» Exercise requirements: Could you work out how many lines of the material below hold "auto"? Only the number is needed.

» Data for processing:
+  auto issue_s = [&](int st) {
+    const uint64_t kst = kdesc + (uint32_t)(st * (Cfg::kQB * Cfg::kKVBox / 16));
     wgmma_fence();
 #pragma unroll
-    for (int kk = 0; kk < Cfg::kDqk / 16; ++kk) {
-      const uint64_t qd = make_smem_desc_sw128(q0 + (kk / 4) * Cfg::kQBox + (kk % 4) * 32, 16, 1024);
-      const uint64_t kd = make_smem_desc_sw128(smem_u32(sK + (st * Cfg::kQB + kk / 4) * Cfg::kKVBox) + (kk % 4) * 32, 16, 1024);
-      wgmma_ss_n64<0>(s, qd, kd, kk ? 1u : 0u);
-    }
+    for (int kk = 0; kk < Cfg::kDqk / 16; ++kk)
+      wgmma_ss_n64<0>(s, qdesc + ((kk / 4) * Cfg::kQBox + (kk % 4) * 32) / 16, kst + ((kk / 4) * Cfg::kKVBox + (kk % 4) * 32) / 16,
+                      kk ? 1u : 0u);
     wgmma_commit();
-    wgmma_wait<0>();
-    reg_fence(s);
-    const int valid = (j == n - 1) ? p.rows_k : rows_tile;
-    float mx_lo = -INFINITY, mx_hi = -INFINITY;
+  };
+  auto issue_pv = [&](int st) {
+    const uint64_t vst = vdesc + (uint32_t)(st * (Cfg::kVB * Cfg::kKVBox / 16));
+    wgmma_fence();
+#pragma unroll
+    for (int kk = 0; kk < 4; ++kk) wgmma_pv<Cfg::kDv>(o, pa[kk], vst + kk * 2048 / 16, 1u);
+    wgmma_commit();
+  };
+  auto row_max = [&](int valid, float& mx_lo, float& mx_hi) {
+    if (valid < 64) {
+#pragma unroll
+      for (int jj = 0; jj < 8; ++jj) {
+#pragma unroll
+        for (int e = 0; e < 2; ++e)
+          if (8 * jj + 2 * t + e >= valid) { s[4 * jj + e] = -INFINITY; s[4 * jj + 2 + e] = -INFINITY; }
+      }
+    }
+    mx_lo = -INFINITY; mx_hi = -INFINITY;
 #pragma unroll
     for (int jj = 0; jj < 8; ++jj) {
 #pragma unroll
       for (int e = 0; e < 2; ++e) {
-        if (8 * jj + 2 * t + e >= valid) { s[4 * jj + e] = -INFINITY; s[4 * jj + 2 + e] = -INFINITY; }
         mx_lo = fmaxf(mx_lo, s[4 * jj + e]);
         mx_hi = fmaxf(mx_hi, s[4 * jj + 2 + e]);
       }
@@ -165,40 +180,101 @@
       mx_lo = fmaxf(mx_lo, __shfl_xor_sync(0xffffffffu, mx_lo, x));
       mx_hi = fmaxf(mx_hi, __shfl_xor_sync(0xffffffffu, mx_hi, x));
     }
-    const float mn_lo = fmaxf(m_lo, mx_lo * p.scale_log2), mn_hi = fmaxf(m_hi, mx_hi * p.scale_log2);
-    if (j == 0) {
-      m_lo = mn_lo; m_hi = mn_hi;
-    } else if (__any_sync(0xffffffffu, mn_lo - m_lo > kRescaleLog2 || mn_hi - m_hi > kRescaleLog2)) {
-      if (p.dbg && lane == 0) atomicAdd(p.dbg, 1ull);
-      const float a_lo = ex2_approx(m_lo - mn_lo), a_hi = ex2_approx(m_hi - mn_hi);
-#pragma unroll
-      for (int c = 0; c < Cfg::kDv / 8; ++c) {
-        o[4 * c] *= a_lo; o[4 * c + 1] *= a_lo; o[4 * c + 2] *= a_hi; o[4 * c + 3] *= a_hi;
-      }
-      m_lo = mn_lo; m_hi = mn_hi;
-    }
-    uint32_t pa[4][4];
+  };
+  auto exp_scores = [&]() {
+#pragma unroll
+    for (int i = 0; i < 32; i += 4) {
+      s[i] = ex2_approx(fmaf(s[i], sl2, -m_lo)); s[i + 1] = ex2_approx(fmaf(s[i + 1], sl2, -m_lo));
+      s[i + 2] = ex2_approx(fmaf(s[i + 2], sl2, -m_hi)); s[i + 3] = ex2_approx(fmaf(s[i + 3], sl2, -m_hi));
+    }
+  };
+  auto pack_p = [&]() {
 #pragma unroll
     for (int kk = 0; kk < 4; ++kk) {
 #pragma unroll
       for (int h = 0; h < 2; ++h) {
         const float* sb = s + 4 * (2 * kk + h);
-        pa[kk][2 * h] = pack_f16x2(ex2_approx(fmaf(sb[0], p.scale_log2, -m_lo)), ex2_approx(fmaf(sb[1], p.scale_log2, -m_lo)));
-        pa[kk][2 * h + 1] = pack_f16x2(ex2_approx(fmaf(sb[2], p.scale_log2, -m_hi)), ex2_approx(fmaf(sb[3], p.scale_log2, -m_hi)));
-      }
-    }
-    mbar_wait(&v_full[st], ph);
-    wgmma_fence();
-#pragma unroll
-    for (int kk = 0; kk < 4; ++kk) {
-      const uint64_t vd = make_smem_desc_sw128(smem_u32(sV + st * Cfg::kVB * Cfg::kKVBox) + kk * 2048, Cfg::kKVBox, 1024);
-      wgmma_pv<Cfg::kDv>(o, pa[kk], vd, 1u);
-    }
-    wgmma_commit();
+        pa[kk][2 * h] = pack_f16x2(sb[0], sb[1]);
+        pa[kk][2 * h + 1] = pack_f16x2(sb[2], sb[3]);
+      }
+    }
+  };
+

...

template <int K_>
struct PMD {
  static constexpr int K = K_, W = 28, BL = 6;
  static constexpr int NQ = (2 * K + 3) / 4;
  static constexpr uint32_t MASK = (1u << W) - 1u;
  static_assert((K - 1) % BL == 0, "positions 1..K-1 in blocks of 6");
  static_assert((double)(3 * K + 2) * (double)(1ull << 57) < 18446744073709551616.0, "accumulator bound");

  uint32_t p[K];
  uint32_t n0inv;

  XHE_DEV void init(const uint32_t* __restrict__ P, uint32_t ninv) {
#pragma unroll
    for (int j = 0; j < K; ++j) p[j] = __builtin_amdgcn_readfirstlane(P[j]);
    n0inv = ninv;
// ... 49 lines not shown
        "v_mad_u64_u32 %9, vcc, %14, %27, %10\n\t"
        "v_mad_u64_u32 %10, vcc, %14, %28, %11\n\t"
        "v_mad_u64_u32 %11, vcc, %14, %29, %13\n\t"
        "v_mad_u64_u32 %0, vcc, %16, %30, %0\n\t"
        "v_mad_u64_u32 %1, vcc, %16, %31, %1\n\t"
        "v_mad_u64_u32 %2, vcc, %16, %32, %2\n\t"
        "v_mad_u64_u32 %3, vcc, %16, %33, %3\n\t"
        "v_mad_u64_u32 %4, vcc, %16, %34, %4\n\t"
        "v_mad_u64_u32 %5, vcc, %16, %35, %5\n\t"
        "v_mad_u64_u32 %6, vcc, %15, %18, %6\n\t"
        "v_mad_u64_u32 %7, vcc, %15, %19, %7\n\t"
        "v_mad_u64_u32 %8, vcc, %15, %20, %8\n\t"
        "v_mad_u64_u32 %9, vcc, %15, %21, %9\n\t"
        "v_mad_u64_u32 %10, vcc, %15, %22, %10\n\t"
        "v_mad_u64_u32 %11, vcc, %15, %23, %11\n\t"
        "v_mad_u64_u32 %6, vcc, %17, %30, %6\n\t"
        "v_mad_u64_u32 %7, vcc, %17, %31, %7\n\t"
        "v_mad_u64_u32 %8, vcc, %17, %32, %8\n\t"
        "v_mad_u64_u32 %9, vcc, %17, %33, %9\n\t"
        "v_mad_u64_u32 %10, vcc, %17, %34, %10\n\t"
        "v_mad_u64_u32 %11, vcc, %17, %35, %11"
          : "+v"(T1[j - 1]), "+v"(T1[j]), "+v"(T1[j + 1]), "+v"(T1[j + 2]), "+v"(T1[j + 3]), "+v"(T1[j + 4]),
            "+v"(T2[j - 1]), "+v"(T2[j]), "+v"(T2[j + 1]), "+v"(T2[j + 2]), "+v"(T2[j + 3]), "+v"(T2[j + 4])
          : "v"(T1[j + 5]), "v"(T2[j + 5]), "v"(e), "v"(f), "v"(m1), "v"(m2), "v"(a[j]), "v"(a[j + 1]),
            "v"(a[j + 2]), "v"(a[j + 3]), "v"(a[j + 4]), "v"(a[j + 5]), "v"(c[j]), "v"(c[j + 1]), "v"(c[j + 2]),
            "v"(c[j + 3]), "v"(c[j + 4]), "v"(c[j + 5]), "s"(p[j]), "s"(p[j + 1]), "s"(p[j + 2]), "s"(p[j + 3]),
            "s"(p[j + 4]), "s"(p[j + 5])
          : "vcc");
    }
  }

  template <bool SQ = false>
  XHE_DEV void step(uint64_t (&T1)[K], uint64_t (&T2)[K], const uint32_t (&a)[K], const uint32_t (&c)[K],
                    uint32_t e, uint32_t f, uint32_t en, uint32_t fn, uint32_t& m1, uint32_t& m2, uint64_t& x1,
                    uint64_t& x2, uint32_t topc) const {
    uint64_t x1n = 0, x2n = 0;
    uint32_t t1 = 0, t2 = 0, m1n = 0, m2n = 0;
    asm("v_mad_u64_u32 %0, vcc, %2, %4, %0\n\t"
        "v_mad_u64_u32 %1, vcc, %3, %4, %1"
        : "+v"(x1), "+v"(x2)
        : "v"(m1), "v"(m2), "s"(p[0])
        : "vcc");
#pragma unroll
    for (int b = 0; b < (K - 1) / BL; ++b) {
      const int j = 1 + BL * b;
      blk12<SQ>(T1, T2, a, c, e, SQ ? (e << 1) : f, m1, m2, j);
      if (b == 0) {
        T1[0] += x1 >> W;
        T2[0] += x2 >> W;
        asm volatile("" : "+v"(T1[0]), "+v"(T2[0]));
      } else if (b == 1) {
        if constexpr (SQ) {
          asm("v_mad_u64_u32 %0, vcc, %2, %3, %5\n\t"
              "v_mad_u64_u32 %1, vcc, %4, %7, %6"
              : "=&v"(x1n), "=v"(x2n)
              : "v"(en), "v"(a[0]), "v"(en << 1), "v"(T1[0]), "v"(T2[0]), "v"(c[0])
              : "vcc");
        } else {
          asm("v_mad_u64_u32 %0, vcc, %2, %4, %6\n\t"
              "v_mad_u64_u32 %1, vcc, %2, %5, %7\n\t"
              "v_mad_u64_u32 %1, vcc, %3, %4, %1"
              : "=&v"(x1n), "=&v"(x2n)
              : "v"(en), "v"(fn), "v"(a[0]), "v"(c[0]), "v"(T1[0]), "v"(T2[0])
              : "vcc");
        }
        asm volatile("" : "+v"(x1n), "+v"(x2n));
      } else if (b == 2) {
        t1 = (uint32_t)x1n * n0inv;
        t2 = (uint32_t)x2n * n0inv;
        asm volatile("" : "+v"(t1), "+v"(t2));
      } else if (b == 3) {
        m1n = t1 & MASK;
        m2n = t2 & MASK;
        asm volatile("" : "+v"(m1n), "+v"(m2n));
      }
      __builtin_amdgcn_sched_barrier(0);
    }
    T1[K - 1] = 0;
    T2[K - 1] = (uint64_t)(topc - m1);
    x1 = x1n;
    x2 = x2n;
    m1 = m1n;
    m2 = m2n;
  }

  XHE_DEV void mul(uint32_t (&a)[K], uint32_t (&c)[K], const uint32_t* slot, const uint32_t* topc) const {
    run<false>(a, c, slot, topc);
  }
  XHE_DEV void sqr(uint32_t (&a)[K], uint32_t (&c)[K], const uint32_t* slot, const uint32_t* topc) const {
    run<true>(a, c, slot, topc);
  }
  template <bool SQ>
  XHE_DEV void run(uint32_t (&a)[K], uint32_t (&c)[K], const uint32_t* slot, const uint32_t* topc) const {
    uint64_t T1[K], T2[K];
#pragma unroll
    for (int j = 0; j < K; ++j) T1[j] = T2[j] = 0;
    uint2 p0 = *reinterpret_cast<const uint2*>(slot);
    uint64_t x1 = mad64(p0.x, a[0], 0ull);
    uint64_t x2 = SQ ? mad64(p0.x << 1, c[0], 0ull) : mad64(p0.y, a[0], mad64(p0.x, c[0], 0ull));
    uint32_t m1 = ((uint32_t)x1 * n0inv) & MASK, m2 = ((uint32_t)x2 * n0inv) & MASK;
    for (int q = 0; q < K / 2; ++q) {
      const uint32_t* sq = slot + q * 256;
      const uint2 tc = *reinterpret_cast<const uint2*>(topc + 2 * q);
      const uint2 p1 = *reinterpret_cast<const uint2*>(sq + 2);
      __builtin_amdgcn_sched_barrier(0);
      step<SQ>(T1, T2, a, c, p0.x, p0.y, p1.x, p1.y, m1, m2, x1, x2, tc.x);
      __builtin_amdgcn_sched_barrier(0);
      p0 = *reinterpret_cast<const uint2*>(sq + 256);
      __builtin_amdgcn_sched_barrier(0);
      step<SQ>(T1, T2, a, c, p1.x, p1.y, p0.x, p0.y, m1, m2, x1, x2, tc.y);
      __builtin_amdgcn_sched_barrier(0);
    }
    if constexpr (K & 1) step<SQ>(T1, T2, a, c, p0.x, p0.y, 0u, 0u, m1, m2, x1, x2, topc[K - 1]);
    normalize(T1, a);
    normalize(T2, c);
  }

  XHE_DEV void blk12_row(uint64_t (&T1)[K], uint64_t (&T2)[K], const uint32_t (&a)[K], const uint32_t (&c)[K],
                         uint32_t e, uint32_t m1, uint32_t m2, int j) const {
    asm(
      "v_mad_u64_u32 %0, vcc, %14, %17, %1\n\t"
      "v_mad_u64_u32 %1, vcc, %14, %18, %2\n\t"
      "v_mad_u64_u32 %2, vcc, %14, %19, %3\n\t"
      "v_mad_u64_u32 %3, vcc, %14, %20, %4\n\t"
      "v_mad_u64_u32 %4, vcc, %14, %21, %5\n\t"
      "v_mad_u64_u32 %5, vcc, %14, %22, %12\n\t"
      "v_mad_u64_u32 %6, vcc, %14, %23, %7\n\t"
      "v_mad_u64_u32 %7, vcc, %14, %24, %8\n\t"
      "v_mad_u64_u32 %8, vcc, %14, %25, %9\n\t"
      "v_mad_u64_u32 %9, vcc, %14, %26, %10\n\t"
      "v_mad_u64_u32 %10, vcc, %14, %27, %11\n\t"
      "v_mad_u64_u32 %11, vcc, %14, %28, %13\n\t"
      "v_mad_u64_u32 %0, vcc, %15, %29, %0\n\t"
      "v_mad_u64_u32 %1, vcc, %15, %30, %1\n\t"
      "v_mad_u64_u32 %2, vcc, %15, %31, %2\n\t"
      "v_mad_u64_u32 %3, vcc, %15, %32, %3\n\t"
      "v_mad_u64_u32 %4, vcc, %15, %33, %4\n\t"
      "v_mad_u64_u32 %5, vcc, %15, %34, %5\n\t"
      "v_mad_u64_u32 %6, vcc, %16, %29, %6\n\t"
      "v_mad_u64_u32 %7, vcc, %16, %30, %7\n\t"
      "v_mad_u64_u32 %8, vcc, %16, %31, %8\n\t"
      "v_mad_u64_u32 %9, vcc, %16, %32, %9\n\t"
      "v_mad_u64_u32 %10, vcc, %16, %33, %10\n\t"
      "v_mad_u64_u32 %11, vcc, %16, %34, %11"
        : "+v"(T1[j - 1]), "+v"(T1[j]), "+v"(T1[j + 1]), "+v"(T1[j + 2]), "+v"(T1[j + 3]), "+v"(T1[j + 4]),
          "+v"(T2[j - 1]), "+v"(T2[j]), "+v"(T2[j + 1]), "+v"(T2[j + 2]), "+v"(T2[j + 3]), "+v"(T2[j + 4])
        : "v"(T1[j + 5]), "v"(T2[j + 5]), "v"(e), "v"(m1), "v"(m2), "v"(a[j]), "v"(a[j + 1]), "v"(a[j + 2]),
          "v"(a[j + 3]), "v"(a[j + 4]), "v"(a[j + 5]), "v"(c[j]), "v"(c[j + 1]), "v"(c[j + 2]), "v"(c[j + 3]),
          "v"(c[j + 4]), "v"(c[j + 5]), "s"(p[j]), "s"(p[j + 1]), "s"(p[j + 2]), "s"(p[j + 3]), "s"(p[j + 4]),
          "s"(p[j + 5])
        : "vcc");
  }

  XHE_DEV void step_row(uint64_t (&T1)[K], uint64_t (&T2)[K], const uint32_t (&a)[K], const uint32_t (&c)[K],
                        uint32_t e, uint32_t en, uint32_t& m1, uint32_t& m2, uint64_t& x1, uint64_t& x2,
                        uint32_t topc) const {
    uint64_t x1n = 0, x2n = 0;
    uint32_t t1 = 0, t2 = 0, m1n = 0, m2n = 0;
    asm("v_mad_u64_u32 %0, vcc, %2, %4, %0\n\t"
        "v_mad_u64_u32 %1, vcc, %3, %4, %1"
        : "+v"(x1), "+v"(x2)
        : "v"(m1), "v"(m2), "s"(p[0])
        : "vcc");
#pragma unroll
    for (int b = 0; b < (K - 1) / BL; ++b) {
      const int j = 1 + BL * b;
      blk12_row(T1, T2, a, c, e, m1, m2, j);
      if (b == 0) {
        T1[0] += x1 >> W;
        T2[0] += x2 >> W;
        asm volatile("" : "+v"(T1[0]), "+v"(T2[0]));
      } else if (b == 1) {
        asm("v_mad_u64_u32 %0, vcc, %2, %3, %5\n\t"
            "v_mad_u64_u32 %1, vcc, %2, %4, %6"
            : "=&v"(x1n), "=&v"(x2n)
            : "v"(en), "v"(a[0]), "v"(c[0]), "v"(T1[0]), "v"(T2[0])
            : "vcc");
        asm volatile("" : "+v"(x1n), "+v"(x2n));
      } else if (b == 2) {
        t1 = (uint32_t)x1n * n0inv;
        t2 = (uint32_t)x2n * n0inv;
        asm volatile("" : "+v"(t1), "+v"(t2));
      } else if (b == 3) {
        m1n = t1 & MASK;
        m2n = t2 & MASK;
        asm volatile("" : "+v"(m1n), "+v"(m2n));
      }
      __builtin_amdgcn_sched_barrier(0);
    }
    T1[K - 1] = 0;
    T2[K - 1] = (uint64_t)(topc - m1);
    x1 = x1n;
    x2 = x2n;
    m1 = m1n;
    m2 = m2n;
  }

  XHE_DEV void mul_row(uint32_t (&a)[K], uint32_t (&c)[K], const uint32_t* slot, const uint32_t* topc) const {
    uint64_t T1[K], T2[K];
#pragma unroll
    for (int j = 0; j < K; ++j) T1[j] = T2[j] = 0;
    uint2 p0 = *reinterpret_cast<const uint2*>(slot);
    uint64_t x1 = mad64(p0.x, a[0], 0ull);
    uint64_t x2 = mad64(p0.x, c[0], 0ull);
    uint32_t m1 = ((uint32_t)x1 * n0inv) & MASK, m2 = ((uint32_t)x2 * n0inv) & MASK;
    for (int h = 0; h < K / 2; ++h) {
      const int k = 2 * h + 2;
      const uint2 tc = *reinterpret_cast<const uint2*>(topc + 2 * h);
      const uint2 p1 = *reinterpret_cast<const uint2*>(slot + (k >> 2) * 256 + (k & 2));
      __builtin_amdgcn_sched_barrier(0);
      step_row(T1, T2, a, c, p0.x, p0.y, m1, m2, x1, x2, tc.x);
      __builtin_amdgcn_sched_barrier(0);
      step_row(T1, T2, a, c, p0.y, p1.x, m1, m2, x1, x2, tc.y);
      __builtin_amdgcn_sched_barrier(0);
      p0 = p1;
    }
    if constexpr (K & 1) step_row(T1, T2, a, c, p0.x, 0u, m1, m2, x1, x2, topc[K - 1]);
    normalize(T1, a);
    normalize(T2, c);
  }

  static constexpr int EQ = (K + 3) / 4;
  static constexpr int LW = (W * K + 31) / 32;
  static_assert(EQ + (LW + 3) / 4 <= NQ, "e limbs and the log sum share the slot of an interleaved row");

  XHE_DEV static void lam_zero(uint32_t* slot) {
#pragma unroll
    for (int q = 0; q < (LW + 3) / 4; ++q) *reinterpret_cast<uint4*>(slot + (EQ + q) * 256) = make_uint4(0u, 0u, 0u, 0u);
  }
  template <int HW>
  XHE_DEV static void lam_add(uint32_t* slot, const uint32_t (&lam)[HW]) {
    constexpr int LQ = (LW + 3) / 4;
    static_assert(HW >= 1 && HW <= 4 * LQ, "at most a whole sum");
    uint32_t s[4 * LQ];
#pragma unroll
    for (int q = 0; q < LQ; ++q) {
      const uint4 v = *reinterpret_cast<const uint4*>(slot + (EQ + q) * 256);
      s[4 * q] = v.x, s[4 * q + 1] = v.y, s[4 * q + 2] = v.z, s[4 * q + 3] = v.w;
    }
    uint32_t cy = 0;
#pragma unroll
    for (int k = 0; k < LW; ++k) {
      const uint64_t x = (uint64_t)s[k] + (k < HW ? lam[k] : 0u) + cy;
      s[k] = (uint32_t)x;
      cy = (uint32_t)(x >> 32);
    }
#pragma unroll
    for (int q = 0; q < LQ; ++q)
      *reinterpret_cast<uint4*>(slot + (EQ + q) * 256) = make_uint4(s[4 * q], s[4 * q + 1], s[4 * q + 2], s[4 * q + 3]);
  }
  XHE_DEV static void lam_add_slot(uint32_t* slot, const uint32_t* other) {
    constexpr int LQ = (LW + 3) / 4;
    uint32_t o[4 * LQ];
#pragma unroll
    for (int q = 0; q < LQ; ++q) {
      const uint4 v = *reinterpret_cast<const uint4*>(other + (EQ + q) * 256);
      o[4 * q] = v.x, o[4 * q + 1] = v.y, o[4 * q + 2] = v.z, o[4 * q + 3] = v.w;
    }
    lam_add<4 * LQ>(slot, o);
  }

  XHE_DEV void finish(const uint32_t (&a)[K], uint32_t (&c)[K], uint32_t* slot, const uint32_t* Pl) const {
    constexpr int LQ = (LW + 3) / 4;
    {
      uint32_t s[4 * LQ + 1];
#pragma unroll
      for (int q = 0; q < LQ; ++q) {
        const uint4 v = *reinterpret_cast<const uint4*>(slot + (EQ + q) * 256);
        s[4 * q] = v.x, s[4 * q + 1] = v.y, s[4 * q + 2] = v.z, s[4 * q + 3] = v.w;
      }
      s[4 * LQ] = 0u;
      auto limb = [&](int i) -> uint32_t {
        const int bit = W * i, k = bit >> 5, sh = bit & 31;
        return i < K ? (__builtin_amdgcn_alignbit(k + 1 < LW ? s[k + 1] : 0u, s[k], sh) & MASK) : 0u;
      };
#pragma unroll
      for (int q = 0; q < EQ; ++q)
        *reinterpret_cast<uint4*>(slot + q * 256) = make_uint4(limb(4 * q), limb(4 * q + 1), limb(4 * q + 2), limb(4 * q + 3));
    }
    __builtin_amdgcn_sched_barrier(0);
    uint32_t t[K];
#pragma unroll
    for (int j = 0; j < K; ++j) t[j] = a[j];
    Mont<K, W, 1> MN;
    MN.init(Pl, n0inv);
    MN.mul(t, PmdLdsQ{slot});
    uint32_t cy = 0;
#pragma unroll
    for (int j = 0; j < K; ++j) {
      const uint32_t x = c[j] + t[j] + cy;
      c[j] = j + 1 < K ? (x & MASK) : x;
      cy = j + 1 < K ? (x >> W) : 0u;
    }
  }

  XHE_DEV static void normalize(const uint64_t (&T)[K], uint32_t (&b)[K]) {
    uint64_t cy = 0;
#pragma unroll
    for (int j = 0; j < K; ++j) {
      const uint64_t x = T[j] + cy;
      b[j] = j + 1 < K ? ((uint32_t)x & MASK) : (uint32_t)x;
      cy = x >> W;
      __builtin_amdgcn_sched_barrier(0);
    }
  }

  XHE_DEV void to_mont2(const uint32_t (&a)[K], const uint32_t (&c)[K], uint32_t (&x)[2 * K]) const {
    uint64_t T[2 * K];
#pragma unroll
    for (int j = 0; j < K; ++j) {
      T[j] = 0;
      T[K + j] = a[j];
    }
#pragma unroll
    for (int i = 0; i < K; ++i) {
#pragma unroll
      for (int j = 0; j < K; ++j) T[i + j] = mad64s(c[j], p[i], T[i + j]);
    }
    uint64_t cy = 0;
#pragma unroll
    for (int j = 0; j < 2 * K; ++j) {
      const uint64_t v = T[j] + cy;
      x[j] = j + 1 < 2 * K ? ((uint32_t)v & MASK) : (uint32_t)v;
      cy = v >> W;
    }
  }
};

» Result below: 6